§ Required action
Lines from the top of the entries through the line that has "KT * ROWB];" must be duplicated exactly, and no others.

——

template <int NW, int NS = 3, bool KPF = true, bool ONES = true, bool OUT32 = false>
__global__ __launch_bounds__(64 * NW) void attn32_kernel(const AttnParams p) {
    constexpr int BQ = 32 * NW;
    constexpr int RG = 8 / NW;
    __shared__ __attribute__((aligned(16))) char smem[NS * 2 * KT * ROWB];
    const int tid = threadIdx.x, lane = tid & 63, wave = tid >> 6;
    const int fr = lane & 31, fh = lane >> 5;
    const int nblk = gridDim.x, bid = blockIdx.x;
    const int xq = nblk >> 3, xr = nblk & 7, xcd = bid & 7;
    const int lid = (xcd < xr ? xcd * (xq + 1) : xr * (xq + 1) + (xcd - xr) * xq) + (bid >> 3);
    const int nqt = (p.Tq - p.q_start + BQ - 1) / BQ;
    const int qt_idx = lid % nqt;
    const int sh_idx = lid / nqt;
    const int h = sh_idx % p.H, seq = sh_idx / p.H;
    const int q0 = p.q_start + qt_idx * BQ + wave * 32;
    const long row_base = (long)seq * p.seq_rows;
    const int kv_len = p.kv_len ? p.kv_len[seq] : p.kv_len_const;
    const int n_kt = (kv_len + KT - 1) / KT;

    half8 qf[4];
    {
        int qr = q0 + fr;
        qr = qr < p.seq_rows ? qr : p.seq_rows - 1;
        const half_t* src = p.q + (row_base + qr) * p.ld_qk + h * 64 + fh * 8;
#pragma unroll
        for (int kk = 0; kk < 4; ++kk) qf[kk] = *reinterpret_cast<const half8*>(src + kk * 16);
    }
    float16v acc_o[2];
#pragma unroll
    for (int hb = 0; hb < 2; ++hb)
#pragma unroll
        for (int i = 0; i < 16; ++i) acc_o[hb][i] = 0.f;
    half8 ones_f;
#pragma unroll
    for (int e = 0; e < 8; ++e) ones_f[e] = fr == 0 ? (half_t)1.0f : (half_t)0.0f;
    float16v acc_l;
#pragma unroll
    for (int i = 0; i < 16; ++i) acc_l[i] = 0.f;
    float dl[4] = {0.f, 0.f, 0.f, 0.f};
    constexpr float THR = 8.0f;
    float m_run = 0.f;

    typedef __attribute__((address_space(1))) const void* gptr_t;
    typedef __attribute__((address_space(3))) void* lptr_t;
    const int wave_u = __builtin_amdgcn_readfirstlane(wave);
    int srow[RG];
    const half_t* kcol[RG];
    const half_t* vp[RG];
#pragma unroll
    for (int j = 0; j < RG; ++j) {
        srow[j] = (wave * RG + j) * 8 + (lane >> 3);
        const int cs = (lane & 7) ^ ((srow[j] >> 1) & 7);
        kcol[j] = p.k + row_base * p.ld_qk + h * 64 + cs * 8;
        vp[j] = p.vt + (long)seq * p.vt_seq_stride + (long)(h * 64 + srow[j]) * p.vt_ld + cs * 8;
    }
    auto issue_piece = [&](int kt, int pc) {
        char* kb = smem + (kt % NS) * 2 * KT * ROWB + wave_u * (RG * 1024);
        const int j = pc >> 1;
        if (pc & 1) {
            __builtin_amdgcn_global_load_lds((gptr_t)(vp[j] + kt * KT), (lptr_t)(kb + KT * ROWB + j * 1024), 16, 0, 0);
        } else {
            int kr = kt * KT + srow[j];
            kr = kr < p.seq_rows ? kr : p.seq_rows - 1;
            __builtin_amdgcn_global_load_lds((gptr_t)(kcol[j] + (long)kr * p.ld_qk), (lptr_t)(kb + j * 1024), 16, 0, 0);
        }
    };
    auto issue_tile = [&](int kt) {
#pragma unroll
        for (int pc = 0; pc < 2 * RG; ++pc) issue_piece(kt, pc);
    };
#pragma unroll
    for (int s_ = 0; s_ < NS - 1; ++s_)
        if (s_ < n_kt) issue_tile(s_);

    auto tile = [&](const int kt, auto mask_tag) {
        constexpr bool MASK = decltype(mask_tag)::value;
        wait_tiles<NS - 2, 2 * RG>(n_kt - 1 - kt);
        asm volatile("s_barrier" ::: "memory");
        const bool refill = kt + NS - 1 < n_kt;
        const char* kb = smem + (kt % NS) * 2 * KT * ROWB;
        const char* vb = kb + KT * ROWB;

        float16v acc_s[2];
#pragma unroll
        for (int b = 0; b < 2; ++b)
#pragma unroll
            for (int i = 0; i < 16; ++i) acc_s[b][i] = -m_run;
        half8 kf[4][2];
        if constexpr (KPF) {
#pragma unroll
            for (int kk = 0; kk < 4; ++kk)
#pragma unroll
                for (int b = 0; b < 2; ++b) kf[kk][b] = *reinterpret_cast<const half8*>(kb + lds_off(b * 32 + fr, kk * 2 + fh));
        }
#pragma unroll
        for (int kk = 0; kk < 4; ++kk) {
            if constexpr (!KPF) {
#pragma unroll
                for (int b = 0; b < 2; ++b) kf[kk][b] = *reinterpret_cast<const half8*>(kb + lds_off(b * 32 + fr, kk * 2 + fh));
            }
#pragma unroll
            for (int b = 0; b < 2; ++b) acc_s[b] = __builtin_amdgcn_mfma_f32_32x32x16_f16(kf[kk][b], qf[kk], acc_s[b], 0, 0, 0);
            if (refill) {
#pragma unroll
                for (int pc = kk * (2 * RG / 4); pc < (kk + 1) * (2 * RG / 4); ++pc) issue_piece(kt + NS - 1, pc);
            }
            __builtin_amdgcn_sched_barrier(0);
        }
        if constexpr (MASK) {
#pragma unroll
            for (int b = 0; b < 2; ++b)
#pragma unroll
                for (int i = 0; i < 16; ++i) {
                    const int key = kt * KT + b * 32 + 8 * (i >> 2) + 4 * fh + (i & 3);
                    if (key >= kv_len) acc_s[b][i] = -1e30f;
                }
        }
        {
            float a = -1e30f;
#pragma unroll
            for (int b = 0; b < 2; ++b)
#pragma unroll
                for (int i = 0; i < 16; i += 4)
                    a = fmaxf(a, fmaxf(fmaxf(acc_s[b][i], acc_s[b][i + 1]), fmaxf(acc_s[b][i + 2], acc_s[b][i + 3])));
            if (__builtin_expect(kt == 0 || __any(a > THR), 0)) {
                a = fmaxf(a, __shfl_xor(a, 32));
                const float delta = kt == 0 ? a : fmaxf(a, 0.f);
                const float alpha = __builtin_amdgcn_exp2f(-delta);
                m_run += delta;
                acc_l[0] *= alpha;
#pragma unroll
                for (int i = 0; i < 4; ++i) dl[i] *= alpha;
#pragma unroll
                for (int hb = 0; hb < 2; ++hb) acc_o[hb] *= alpha;
#pragma unroll
                for (int b = 0; b < 2; ++b) acc_s[b] -= delta;
            }
        }
#pragma unroll
        for (int mm = 0; mm < 4; ++mm) {
            u32x4 u;
#pragma unroll
            for (int jj = 0; jj < 4; ++jj) {
                const float e0 = __builtin_amdgcn_exp2f(acc_s[mm >> 1][8 * (mm & 1) + 2 * jj]);
                const float e1 = __builtin_amdgcn_exp2f(acc_s[mm >> 1][8 * (mm & 1) + 2 * jj + 1]);
                const half2v pk = __builtin_bit_cast(half2v, __builtin_amdgcn_cvt_pkrtz(e0, e1));
                if constexpr (!ONES) dl[jj] = __builtin_amdgcn_fdot2(pk, (half2v){(_Float16)1.0f, (_Float16)1.0f}, dl[jj], false);
                u[jj] = __builtin_bit_cast(unsigned, pk);
            }
            const half8 pf = __builtin_bit_cast(half8, u);
            if constexpr (ONES) acc_l = __builtin_amdgcn_mfma_f32_32x32x16_f16(ones_f, pf, acc_l, 0, 0, 0);
#pragma unroll
            for (int hb = 0; hb < 2; ++hb) {
                const half8 vf = *reinterpret_cast<const half8*>(vb + lds_off(hb * 32 + fr, mm * 2 + fh));
                acc_o[hb] = __builtin_amdgcn_mfma_f32_32x32x16_f16(vf, pf, acc_o[hb], 0, 0, 0);
            }
        }
    };
    const bool ragged = (kv_len % KT) != 0;
    const int n_full = ragged ? n_kt - 1 : n_kt;
    for (int kt = 0; kt < n_full; ++kt) tile(kt, std::false_type{});
    if (ragged) tile(n_kt - 1, std::true_type{});
    asm volatile("s_waitcnt vmcnt(0)" ::: "memory");

    float l;
    if constexpr (ONES) {
        l = __shfl(acc_l[0], fr);
    } else {
        const float t = (dl[0] + dl[1]) + (dl[2] + dl[3]);
        l = t + __shfl_xor(t, 32);
    }
    const float inv = l > 0.f ? 1.0f / l : 0.f;
    const int qr = q0 + fr;
    if constexpr (OUT32) {
      if (qr < p.Tq) {
        float* dst = p.out32 + (row_base + qr) * p.ld_out + h * 64 + fh * 4;
#pragma unroll
        for (int hb = 0; hb < 2; ++hb)
#pragma unroll
            for (int g = 0; g < 4; ++g)
                *reinterpret_cast<float4v*>(dst + hb * 32 + g * 8) = (float4v){acc_o[hb][4 * g] * inv, acc_o[hb][4 * g + 1] * inv,
                                                                              acc_o[hb][4 * g + 2] * inv, acc_o[hb][4 * g + 3] * inv};
      }
    } else if (qr < p.Tq) {
        half_t* dst = p.out + (row_base + qr) * p.ld_out + h * 64 + fh * 4;
#pragma unroll
        for (int hb = 0; hb < 2; ++hb)
#pragma unroll
            for (int g = 0; g < 4; ++g) {
                half4 o = {(half_t)(acc_o[hb][4 * g] * inv), (half_t)(acc_o[hb][4 * g + 1] * inv),
                           (half_t)(acc_o[hb][4 * g + 2] * inv), (half_t)(acc_o[hb][4 * g + 3] * inv)};
                *reinterpret_cast<half4*>(dst + hb * 32 + g * 8) = o;
            }
    }
}

__global__ void vt_permute_kernel(half_t* __restrict__ vt, long rows, long vt_ld, int mode) {
    const long t = (long)blockIdx.x * blockDim.x + threadIdx.x;
    const long groups = vt_ld / 32;
    if (t >= rows * groups) return;
    half_t* base = vt + (t / groups) * vt_ld + (t % groups) * 32;
    half_t v[32];
#pragma unroll
    for (int i = 0; i < 32; ++i) v[i] = base[i];
#pragma unroll
    for (int i = 0; i < 32; ++i) base[vt_pos(i, mode)] = v[i];
}

}

int attention_vt_mode(int n_seq, int H, int Tq) {
    (void)n_seq; (void)H; (void)Tq;
    const char* e = getenv("SVC_ATTN32");
    return e && e[0] == '1' ? 2 : 1;
}

int attention_permute_vt(half_t* vt, long rows, long vt_ld, int mode, hipStream_t st) {
    SVC_REQUIRE(vt_ld % 32 == 0, "attention_permute_vt: vt_ld must be a multiple of 32");
    const long n = rows * (vt_ld / 32);
    hipLaunchKernelGGL(vt_permute_kernel, dim3(cdiv(n, 256)), dim3(256), 0, st, vt, rows, vt_ld, mode);
    SVC_CHECK_HIP(hipGetLastError());
    return 0;
}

——

§ Completed task
template <int NW, int NS = 3, bool KPF = true, bool ONES = true, bool OUT32 = false>
__global__ __launch_bounds__(64 * NW) void attn32_kernel(const AttnParams p) {
    constexpr int BQ = 32 * NW;
    constexpr int RG = 8 / NW;
    __shared__ __attribute__((aligned(16))) char smem[NS * 2 * KT * ROWB];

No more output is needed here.